BayesCal_RF <- NaiveBayes( class ~ RFprob, data = simulatedTrain,
                            usekernel = T )
BayesProbs_RF <- predict( BayesCal_RF,
                           newdata = simulatedTest[, "RFprob", drop = F ],
                           type = "response" )
simulatedTest$RFBayes <- BayesProbs_RF$posterior[, "Class1"]

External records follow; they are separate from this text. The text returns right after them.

ZH_DEV bool zd_weights_dist_ok(uint32_t tl, uint32_t maxS) { return tl <= 6 && maxS <= 12 && !(tl == 6 && maxS == 12); }
ZH_DEVFN int zd_read_huf_weights(ZdLDS& L, const uint8_t* src, uint32_t srcSize, uint32_t* pCount, uint32_t* pLog, const ZpPre* pre = nullptr, uint32_t at = 0)
{
    const uint32_t lane = zh_lane();
    if (srcSize < 1) return -ZE_CORRUPTION;
    uint32_t hb = src[0], n, used;
    if (hb >= 128) {
        n = hb - 127; used = 1 + (n + 1) / 2;
        if (used > srcSize) return -ZE_CORRUPTION;
        for (uint32_t i = lane; i < n; i += 64) {
            uint32_t v = src[1 + i / 2];
            L.weights[i] = (uint8_t)((i & 1) ? (v & 15) : (v >> 4));
        }
    } else {
        used = 1 + hb;
        if (used > srcSize || hb < 2) return -ZE_CORRUPTION;
        if (pre && pre->wCount && pre->wAt == at) {
            n = pre->wCount;
            zh_sync();
            ((uint32_t*)L.weights)[lane] = ((const uint32_t*)pre->weights)[lane];
#ifdef ZHIP_EMU
            if (lane == 0) zd_stat[10]++;
#endif
        } else {
        uint8_t* const stg = (uint8_t*)L.u.huf + 4096;
        zh_sync();
        zd_stage_wave(stg, src + 1, hb);
        zh_sync();
        if (lane == 0) {
            uint32_t maxS = 255 > 63 ? 63 : 255, tl = 0;
            int r = zd_read_ncount(L, stg, stg + hb, &maxS, &tl);
            L.misc[0] = (uint32_t)r; L.misc[1] = maxS; L.misc[2] = tl;
        }
        zh_sync();
// ... 3 lines not shown
        if (lane == 0) {
            ZdBits b; uint32_t cnt = 0; int bad = 0;
            if (!zd_bits_init(b, stg + r, hb - (uint32_t)r)) bad = 1;
            else {
                zd_bits_reload(b);
                uint32_t s1 = zd_bits_peek(b, tl); b.used += tl;
                uint32_t s2 = zd_bits_peek(b, tl); b.used += tl;
                if (tl == 0) { s1 = s2 = 0; }
                int64_t left;
                for (;;) {
                    if (b.used >= 32) zd_bits_reload(b);
                    left = (int64_t)(b.ptr - b.start) * 8 + 64 - (int64_t)b.used;
                    uint32_t e1 = L.u.b.wfse[s1], nb1 = (e1 >> 10) & 15;
                    if (cnt > 253) { bad = 1; break; }
                    L.weights[cnt++] = (uint8_t)(e1 >> 19);
                    uint32_t v1 = nb1 ? zd_bits_peek(b, nb1) : 0; b.used += nb1; left -= nb1;
                    s1 = (e1 & 1023) + v1;
                    uint32_t e2 = L.u.b.wfse[s2], nb2 = (e2 >> 10) & 15;
                    if (left < 0) { L.weights[cnt++] = (uint8_t)(e2 >> 19); break; }
                    if (cnt > 253) { bad = 1; break; }
                    L.weights[cnt++] = (uint8_t)(e2 >> 19);
                    uint32_t v2 = nb2 ? zd_bits_peek(b, nb2) : 0; b.used += nb2; left -= nb2;
                    s2 = (e2 & 1023) + v2;
                    if (left < 0) { L.weights[cnt++] = (uint8_t)(L.u.b.wfse[s1] >> 19); break; }
                }
            }
            L.misc[0] = bad ? 0xFFFFFFFFu : cnt;
        }
        zh_sync();
        n = L.misc[0];
        if (n == 0xFFFFFFFFu || n == 0) return -ZE_CORRUPTION;
        }
    }
    zh_sync();
    uint32_t part = 0, ones = 0;
    for (uint32_t i = lane; i < n; i += 64) {
        uint32_t w = L.weights[i];
        if (w > 12) part = 0x02000000u;
        else if (w) part += 1u << (w - 1);
        ones += (w == 1);
    }
    uint32_t total = zh_shfl(zh_scan_add(part), 63);
    uint32_t nOnes = zh_shfl(zh_scan_add(ones), 63);
    if (total == 0 || total >= 0x02000000u) return -ZE_CORRUPTION;
    uint32_t log = (uint32_t)zh_highbit32(total) + 1;
    if (log > 12) return -ZE_CORRUPTION;
    uint32_t rest = (1u << log) - total;
    if (rest & (rest - 1)) return -ZE_CORRUPTION;
    uint32_t lastW = (uint32_t)zh_highbit32(rest) + 1;
    nOnes += (lastW == 1);
    if (nOnes < 2 || (nOnes & 1)) return -ZE_CORRUPTION;
    if (lane == 0) L.weights[n] = (uint8_t)lastW;
    zh_sync();
    *pCount = n + 1; *pLog = log;
    return (int)used;
}

ZH_DEVFN int zd_build_huf(ZdLDS& L, uint32_t count)
{
    const uint32_t lane = zh_lane();
    const uint64_t lt = zh_lt_mask();
    uint32_t wt[4], myStart[4];
    uint32_t part = 0;
    for (int k = 0; k < 4; k++) {
        uint32_t s = (uint32_t)k * 64 + lane;
        wt[k] = s < count ? L.weights[s] : 0;
        if (wt[k]) part += 1u << (wt[k] - 1);
        myStart[k] = 0;
    }
    uint32_t total = zh_shfl(zh_scan_add(part), 63);
    if (total == 0 || (total & (total - 1))) return -ZE_CORRUPTION;
    uint32_t log = (uint32_t)zh_highbit32(total);
    if (log > 12 || log == 0) return -ZE_CORRUPTION;
    zh_sync();
    uint32_t base = 0;
    for (uint32_t w = 1; w <= 12; w++) {
        uint32_t before = 0;
        for (int k = 0; k < 4; k++) {
            uint64_t m = zh_ballot(wt[k] == w);
            if (wt[k] == w) myStart[k] = base + ((before + (uint32_t)zh_popc64(m & lt)) << (w - 1));
            before += (uint32_t)zh_popc64(m);
        }
        base += before << (w - 1);
    }
    for (int k = 0; k < 4; k++) {
        if (!wt[k]) continue;
        uint32_t len = 1u << (wt[k] - 1);
// ... 144 lines not shown
ZH_DEVFN int zd_seq_table(ZdLDS& L, uint32_t mode, int kind, uint32_t* pLog, const uint8_t* p, const uint8_t* end, const ZpPre* pre = nullptr)
{
    const uint32_t lane = zh_lane();
    uint32_t* table = L.fse + (kind == ZD_KIND_LL ? ZD_FSE_LL : kind == ZD_KIND_ML ? ZD_FSE_ML : ZD_FSE_OF);
    const uint32_t maxSym = kind == ZD_KIND_LL ? ZF_MAXLL : kind == ZD_KIND_ML ? ZF_MAXML : ZF_MAXOFF;
    const uint32_t maxLog = kind == ZD_KIND_LL ? ZF_LL_LOGMAX : kind == ZD_KIND_ML ? ZF_ML_LOGMAX : ZF_OF_LOGMAX;
    if (mode == 0) {
        zh_sync();
        if (kind == ZD_KIND_LL) L.norm[lane] = lane < 36 ? zc_llDef[lane] : (int16_t)0;
        else if (kind == ZD_KIND_ML) L.norm[lane] = lane < 53 ? zc_mlDef[lane] : (int16_t)0;
        else L.norm[lane] = lane < 29 ? zc_ofDef[lane] : (int16_t)0;
        uint32_t lg = kind == ZD_KIND_OF ? 5 : 6;
        uint32_t ms = kind == ZD_KIND_LL ? 35 : kind == ZD_KIND_ML ? 52 : 28;
        if (zd_build_fse(L, table, ms, lg, kind) < 0) return -ZE_CORRUPTION;
        *pLog = lg; return 0;
    }
    if (mode == 1) {
        if (p >= end) return -ZE_SRC_SIZE_WRONG;
        uint32_t s = p[0];
        if (s > maxSym) return -ZE_CORRUPTION;
        zh_sync();
        if (lane == 0) {
            uint32_t extra = kind == ZD_KIND_LL ? L.llBits[s] : kind == ZD_KIND_ML ? L.mlBits[s] : s;
            table[0] = ZD_CELL(0, 0, extra, s);
        }
        zh_sync();
        *pLog = 0; return 1;
    }
    if (mode == 2) {
        zh_sync();
        int r; uint32_t ms, tl;
        if (pre && pre->t[kind].valid) {
            L.norm[lane] = pre->norm[kind][lane];
            r = (int)pre->t[kind].used; ms = pre->t[kind].maxSym; tl = pre->t[kind].log;
#ifdef ZHIP_EMU
            if (lane == 0) zd_stat[11]++;
#endif
        } else {
            if (lane == 0) {
                uint32_t ms0 = maxSym, tl0 = 0;
                int r0 = zd_read_ncount(L, p, end, &ms0, &tl0);
                L.misc[0] = (uint32_t)r0; L.misc[1] = ms0; L.misc[2] = tl0;
            }
            zh_sync();
            r = (int)L.misc[0]; ms = L.misc[1]; tl = L.misc[2];
        }
        if (r < 0 || tl > maxLog) return -ZE_CORRUPTION;
        if (zd_build_fse(L, table, ms, tl, kind) < 0) return -ZE_CORRUPTION;
        *pLog = tl; return r;
    }
    if (*pLog == 0xFF) return -ZE_CORRUPTION;
    return 0;
}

BayesCal_QDA <- NaiveBayes( class ~ QDAprob, data = simulatedTrain,
                            usekernel = T )
BayesProbs_QDA <- predict( BayesCal_QDA,
                           newdata = simulatedTest[, "QDAprob", drop = F ],
                           type = "response" )
simulatedTest$QDABayes <- BayesProbs_QDA$posterior[, "Class1"]

glimpse( simulatedTest )

## Rows: 1,000
## Columns: 12
## $ X1         <dbl> 2.6307086, 1.5170728, 2.3096284, 2.6816979, 1.3504838, -0.3…
## $ X2         <dbl> 0.97793876, 0.81016180, 0.07525156, -0.19835474, 2.05078460…
## $ prob       <dbl> 0.003227501, 0.039859327, 0.001260724, 0.000442332, 0.98720…
## $ class      <fct> Class2, Class2, Class2, Class2, Class1, Class1, Class1, Cla…
## $ RFprob     <dbl> 0.016, 0.006, 0.000, 0.000, 0.968, 0.782, 0.876, 0.002, 0.0…
## $ RFclass    <fct> Class2, Class2, Class2, Class2, Class1, Class1, Class1, Cla…
## $ QDAprob    <dbl> 0.08862341, 0.20612883, 0.07281945, 0.05894790, 0.81889896,…
## $ QDAclass   <fct> Class2, Class2, Class2, Class2, Class1, Class1, Class1, Cla…
## $ RFsigmoid  <dbl> 2.220446e-16, 2.220446e-16, 2.220446e-16, 2.220446e-16, 1.0…
## $ QDAsigmoid <dbl> 0.01788140, 0.05605607, 0.01529288, 0.01332735, 0.96582349,…
## $ RFBayes    <dbl> 6.697126e-05, 5.781845e-05, 6.268862e-05, 6.268862e-05, 9.9…
## $ QDABayes   <dbl> 0.01737412, 0.07520965, 0.01374626, 0.01103307, 0.99665493,…

visualize calibration curves:

calCurve2 <- calibration( class ~ RFprob + RFBayes + RFsigmoid, data = simulatedTest )
p1 <- xyplot( calCurve2, auto.key = list( columns = 2 ) )
calCurve2 <- calibration( class ~ QDAprob + QDABayes + QDAsigmoid, data = simulatedTest )
p2 <- xyplot( calCurve2, auto.key = list( columns = 2 ) )

grid.arrange( p1, p2, ncol = 2 )

Something is fishy with the outcome for Random Forest here. But we can see for the Quadratic Discriminant that the Bayes and Sigmoid recalibrations improves predictions (these data point plot close to the unity line).